Like his boss, Bilal was a collector of luxury cars and owned a villa in Yaafour. Security sources say he fled Syria after the regime fell.

Inside his spacious office at the Fourth Division’s security headquarters, invoices reveal his extravagant lifestyle, including bills for the maintenance of his Cadillac.

In the summer of 2024, he shipped two luxury cars—a Lexus and a Mercedes—to Dubai, according to a document seen by AFP. Other invoices show a $29,000 payment for customs and insurance in the UAE, using a credit card registered to another person.

A handwritten note indicated that, due to Western sanctions, Bilal paid for his Netflix subscription “through a friend’s foreign credit card.”

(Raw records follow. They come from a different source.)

# SenseBrain/JPD-SE

Hardware: AMD Instinct MI355X
Metric: training images/sec at 1024x512 (G+D+VGG step) (higher is better)
Workload: dtype bf16; 1 GPU; JPD-SE train step 1024x512, netG=global ngf=64 (39-ch input), num_D=2, VGG19+feat+L1, Adam x2, batch 4/GPU; global_batch=4, parallelism=dp1

## Files before the change

jpd-se_amd/csrc/conv_dispatch_fwd.h:

```cpp
#pragma once

namespace jpdse {

struct FwdCall {
  const jpdse_conv_desc* d; const ConvPlan& p;
  const void* x; const void* pack; const float* bias; void* y; void* ws; hipStream_t s;
  float* mom; void* pool; bool* pooled;
};

static int fwd_thin_in_rows(const FwdCall& c) {
  ThinInArgs g = {};
  g.DY = reinterpret_cast<const bf16_t*>(c.x);
  g.P = reinterpret_cast<const bf16_t*>(c.pack);
  g.DX = reinterpret_cast<bf16_t*>(c.y);
  g.bias = c.bias;
  g.act = c.d->act; g.slope = c.d->slope;
  g.N = c.d->N; g.H = c.d->H; g.W = c.d->W; g.OH = c.p.OH; g.OW = c.p.OW;
  g.py = g.px = 1;
  return launch_thin_in_rows<3, false>(g, c.s);
}

static int thin_fwd_slots(const ConvPlan& p, const ThinFwdGeom& tg) {
  return (p.OH % tg.TH == 0 && p.OW % tg.TW == 0) ? (p.OH / tg.TH) * (p.OW / tg.TW) : 0;
}
// ... 37 lines not shown
  HeadFwdArgs h = {};
  h.X = reinterpret_cast<const bf16_t*>(c.x);
  h.Wp = reinterpret_cast<const bf16_t*>(c.pack);
  h.bias = c.bias;
  h.Y = reinterpret_cast<bf16_t*>(c.y);
  h.N = d->N; h.H = d->H; h.W = d->W; h.OH = p.OH; h.OW = p.OW;
  h.K = d->K; h.Ks_out = p.Ks;
  h.R = d->R; h.S = d->S; h.pad = d->pad;
  h.reflect = d->pad_mode == JPDSE_PAD_REFLECT;
  h.act = d->act; h.slope = d->slope;
  h.tiles_w = (p.OW + 63) / 64;
  h.tiles_h = (p.OH + kHeadTH - 1) / kHeadTH;
  if (route == FwdRoute::head_rows) return p.Cs == 64 ? launch_head_rows<7>(h, c.s) : launch_head_rows<7, 32>(h, c.s);
  return p.Cs == 64 ? launch_head_fwd<64>(h, c.s) : launch_head_fwd<32>(h, c.s);
}

static int fwd_tapsum(const FwdCall& c) {
  const jpdse_conv_desc* d = c.d;
  const ConvPlan& p = c.p;
  const int cols = d->K * d->R * d->S, zs = (cols + 7) / 8 * 8;
  FastArgs f = {};
  f.X = reinterpret_cast<const bf16_t*>(c.x);
  f.B = reinterpret_cast<const bf16_t*>(c.pack);
  f.M = d->N * d->H * d->W; f.OH = f.IH = d->H; f.OW = f.IW = d->W;
  f.Cs = p.Cs; f.R = f.S = 1; f.sy = f.sx = 1;
  f.Kout = f.b_rows = cols; f.Ks = zs;
  f.act = JPDSE_ACT_NONE;
  f.splits = 1; f.no_finish = 1; f.partial = reinterpret_cast<float*>(c.ws);
  if (int rc = launch_fast(f, c.s)) return rc;
  const long long total = (long long)d->N * p.OH * p.OW * p.Ks;
  hipLaunchKernelGGL(tapsum_kernel, dim3((unsigned)((total + 255) / 256)), dim3(256), 0, c.s, f.partial, c.bias,
                     reinterpret_cast<bf16_t*>(c.y), d->N, d->H, d->W, p.OH, p.OW, d->K, p.Ks, d->R, d->S, d->pad,
                     d->pad_mode == JPDSE_PAD_REFLECT ? 1 : 0, zs, d->act, d->slope, total);
  return check_launch("tapsum_kernel");
}

static ConvView fwd_view(const FwdCall& c) {
  ConvView v = view_fwd(c.d, c.p, c.x, c.pack, c.bias, c.y);
  v.mom = c.mom;
  return v;
}
static float* splitk_slabs(const ConvPlan& p, void* ws) { return reinterpret_cast<float*>(reinterpret_cast<char*>(ws) + p.splitk_off); }

static int fwd_halo(const FwdCall& c) {
  HaloArgs h = to_halo(fwd_view(c));
  if (c.pool != nullptr && c.mom == nullptr && c.pooled != nullptr) {
    h.pool = reinterpret_cast<bf16_t*>(c.pool);
    *c.pooled = true;
  }
  return c.p.Ks > 64 ? launch_halo_cfg<2>(h, c.s) : launch_halo_cfg<1>(h, c.s);
}

static int fwd_fast(const FwdCall& c) {
  FastArgs f = to_fast(fwd_view(c));
  f.splits = splitk_for(f.M, c.p.Ks, c.d->R * c.d->S * c.p.Cs / 64);
  f.partial = splitk_slabs(c.p, c.ws);
  return launch_fast(f, c.s);
}

template <typename T>
static int fwd_gemm(const FwdCall& c, bool toep) {
  const jpdse_conv_desc* d = c.d;
  const ConvPlan& p = c.p;
  if (int rc = launch_pad<T>(c.x, c.ws, d->N, d->H, d->W, p.Cs, d->pad, d->pad, d->pad, d->pad, d->pad_mode, c.s)) return rc;
  const int px = toep ? 4 : 1, Lk = toep ? p.Lk_toep : p.Lk_fwd;
  GemmFwdArgs a = {};
  a.A = c.ws;
  a.B = toep ? reinterpret_cast<const char*>(c.pack) + p.fwd_pack_plain_bytes : c.pack;
  a.bias = c.bias;
  a.Y = c.y;
  a.OH = p.OH; a.OW = p.OW / px; a.M = d->N * a.OH * a.OW;
  a.Kout = toep ? 32 : d->K; a.Ks = a.b_rows = toep ? 32 : p.Ks;
  a.R = d->R; a.cpr = Lk / p.BKE; a.b_row_stride = (long long)d->R * Lk;
  a.in_sn = (long long)p.Hp * p.Wp * p.Cs; a.in_sr = (long long)p.Wp * p.Cs;
  a.in_sh = (long long)d->stride * p.Wp * p.Cs;
  a.in_sw = (long long)px * d->stride * p.Cs;
  a.out_sn = (long long)p.OH * p.OW * p.Ks; a.out_sh = (long long)p.OW * p.Ks; a.out_sw = (long long)px * p.Ks;
  a.act = d->act; a.slope = d->slope;
  if (toep) {
    a.col_mod = 8;
    a.k_real = d->K;
  } else {
    a.partial = splitk_slabs(p, c.ws);
    a.partial_cap = p.splitk_bytes;
  }
  return launch_fwd<T>(a, c.s);
}

template <typename T>
static int conv_fwd_t(const jpdse_conv_desc* d, const ConvPlan& p, const void* x, const void* pack,
                      const float* bias, void* y, void* ws, hipStream_t s, float* mom = nullptr, void* pool = nullptr,
                      bool* pooled = nullptr) {
  const FwdCall c = {d, p, x, pack, bias, y, ws, s, mom, pool, pooled};
  const FwdRoute route = select_fwd(d, p, {mom != nullptr, pool != nullptr});
  if constexpr (sizeof(T) == 2) {
    switch (route) {
      case FwdRoute::thin_in_rows: return fwd_thin_in_rows(c);
      case FwdRoute::thin_rows:
      case FwdRoute::thin_fwd: return fwd_thin(c, route);
      case FwdRoute::head_rows:
      case FwdRoute::head_fwd: return fwd_head(c, route);
      case FwdRoute::tapsum: return fwd_tapsum(c);
      case FwdRoute::rows: return launch_rows(to_rows(fwd_view(c)), d->stride, s);
      case FwdRoute::taps4: return launch_taps4(fwd_view(c), ws, s);
      case FwdRoute::taps9: return launch_taps9(fwd_view(c), splitk_slabs(p, ws), s);
      case FwdRoute::halo: return fwd_halo(c);
// ... 21 lines not shown
```

jpd-se_amd/csrc/conv_gemm.hip:

```cpp
#include "common.h"

#include <vector>


namespace jpdse {

struct GemmFwdArgs {
  const void* A;
  const void* B;
  const float* bias;
  void* Y;
  int M, OH, OW;
  int Kout, Ks;
  int R, cpr;
  int b_rows;
  long long b_row_stride;
  long long in_sn, in_sh, in_sw, in_sr, in_base;
  long long out_sn, out_sh, out_sw, out_base;
  int act;
  float slope;
  int col_mod, k_real;
  int splits;
  float* partial;
  size_t partial_cap;
// ... 93 lines not shown
  if (threadIdx.x == 0) reinterpret_cast<volatile int*>(occ_smem)[0] = (int)blockIdx.x;
  const unsigned long long t0 = __builtin_amdgcn_s_memrealtime();
  while (true) {
    const int r = __hip_atomic_load(release, __ATOMIC_RELAXED, __HIP_MEMORY_SCOPE_SYSTEM);
    if (r != 0) break;
    if (__builtin_amdgcn_s_memrealtime() - t0 > max_ticks) break;
    __builtin_amdgcn_s_sleep(127);
  }
}

int jpdse_debug_occupy_cus(int32_t blocks, const int32_t* release_flag, int32_t max_ms, void* stream) {
  JPDSE_REQUIRE(blocks > 0 && blocks <= 128 && release_flag != nullptr && max_ms > 0 && max_ms <= 20000,
                "debug_occupy_cus: blocks in 1..128, a flag, max_ms in 1..20000");
  constexpr int lds = 160 * 1024;
  if (int rc = opt_in_lds<&occupy_cus_kernel>("occupy_cus", lds)) return rc;
  hipLaunchKernelGGL(occupy_cus_kernel, dim3(blocks), dim3(256), lds, as_stream(stream), release_flag,
                     (unsigned long long)max_ms * 100000ULL);
  return check_launch("occupy_cus_kernel");
}

int jpdse_debug_set_fast_path(int32_t enable) {
  if (enable == 19 || enable == 28 || enable == 42 || enable == 43 || (enable >= 50 && enable <= 54) || enable == 56 || enable == 61 ||
      (enable >= 100 && enable <= 199) || (enable >= 201 && enable <= 203) || (enable >= 210 && enable <= 225))
    return set_error(JPDSE_EINVAL, "debug_set_fast_path: mode %d is retired (its code path was removed; see include/jpdse_dev.h)", (int)enable);
  g_fast_enabled = enable != 0;
  g_halo_enabled = enable != 3;
  g_moments_fused = enable != 32 && enable != 6;
  g_ring_virt = enable != 40 && enable != 6;
  g_thin1_enabled = enable != 41 && enable != 6;
  g_taps9_enabled = enable != 38 && enable != 6;
  g_taps4_enabled = enable != 36 && enable != 6;
  g_taps_enabled = enable != 35 && enable != 6;
  g_rows_enabled = enable != 29 && enable != 3;
  g_wgrad_nine_enabled = enable != 4;
  g_wgrad_taps_enabled = enable != 12;
  g_ring_enabled = enable != 7 && enable != 3;
  g_merge_min_kt = enable == 9 ? 16 : 4;
  g_norm_fused = enable != 27;
  g_merge_min_tiles = enable == 26 ? 384 : 64;
  g_fast_small = enable == 10 ? 0 : 20;
  g_halo_xcd = enable == 15 ? 1 : (enable == 16 ? 2 : (enable == 17 ? 3 : 0));
  g_halo_single = enable != 8;
  g_head_fwd_enabled = enable != 14 && enable != 6;
  g_thin_fwd_enabled = enable != 18;
  g_tapsum_enabled = enable != 13;
  g_thin_out_fast = enable != 13;
  g_toep_enabled = enable != 5;
  g_wgrad_nine32_enabled = enable != 55;
  g_head_rows32 = enable != 57;
  g_halo_xcd_auto = enable != 60;
  g_fast_fill = enable != 59;
  g_wgrad_taps_xcd = enable == 58;
  g_generic_splitk = enable != 48;
  g_splitk_enabled = enable != 6;
  return JPDSE_OK;
}

int jpdse_debug_conv_route(const jpdse_conv_desc* d, int32_t flags, int32_t out[3]) {
  if (int rc = validate(d)) return rc;
  JPDSE_REQUIRE(out != nullptr && (flags & ~0x7f) == 0, "debug_conv_route: null output or unknown flag bits");
  ConvPlan p;
  make_plan(d, &p);
  out[0] = (int32_t)select_fwd(d, p, {(flags & 1) != 0, (flags & 2) != 0});
  out[1] = (int32_t)select_dgrad(d, p, {(flags & 4) != 0, (flags & 8) != 0, (flags & 4) != 0 && (flags & 16) != 0, (flags & 32) != 0, (flags & 64) != 0});
  out[2] = (int32_t)select_wgrad(d, p);
  return JPDSE_OK;
}

const char* jpdse_debug_route_name(int32_t direction, int32_t route) {
  if (route < 0) return nullptr;
  if (direction == 0 && route <= (int)FwdRoute::generic) return route_name((FwdRoute)route);
  if (direction == 1 && route <= (int)DgradRoute::generic) return route_name((DgradRoute)route);
  if (direction == 2 && route <= (int)WgradRoute::generic) return route_name((WgradRoute)route);
  return nullptr;
}
#endif

int jpdse_prof_select(int32_t enable, int32_t Ks, int64_t kdim, int32_t max_launches) {
  g_prof.on = false;
  g_prof.used = 0;
  if (!enable) return JPDSE_OK;
  JPDSE_REQUIRE(Ks > 0 && kdim > 0 && max_launches > 0, "prof_select: bad selection");
  while ((int)g_prof.ev.size() < 2 * max_launches) {
    hipEvent_t e;
    if (hipEventCreate(&e) != hipSuccess) return set_error(JPDSE_ELAUNCH, "prof_select: hipEventCreate failed");
    g_prof.ev.push_back(e);
  }
  g_prof.flops.assign(max_launches, 0.0);
  g_prof.cls.assign(max_launches, 0);
  g_prof.Ks = Ks;
  g_prof.kdim = kdim;
  g_prof.on = true;
  return JPDSE_OK;
}
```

Other receipts detail personal and household expenses, including payments for his children’s needs, kitchen supplies, and property maintenance. In just ten days in August, his spending amounted to $55,000.

That same month, a Fourth Division soldier wrote to Bilal, pleading for “financial assistance due to extreme hardship.”

Bilal granted him 500,000 Syrian pounds—equivalent to just $33 at the time. Meanwhile, another document recorded an incident where a Fourth Division soldier was caught begging in the streets while on duty.

The Fourth Division Plundered Syria’s Wealth,
Al-Assad Family

A Toxic Legacy

Though the Fourth Division is now reduced to abandoned warehouses and looted headquarters, Lars Hauch of Conflict Mediation Solutions warns that its legacy remains dangerous.

“The Fourth Division was a military player, a security apparatus, an intelligence entity, an economic and political force, and a transnational criminal organization,” he said.

“A long-standing institution with vast financial resources and deep ties to the elite does not simply disappear.”

While its top leadership fled the country, its “core elements” retreated to Syria’s coastal regions, home to the Alawite sect from which the Assad family hails.

If Syria’s transition fails to be truly inclusive and achieve justice, Hauch warned, “everything needed for a prolonged insurgency remains in place.”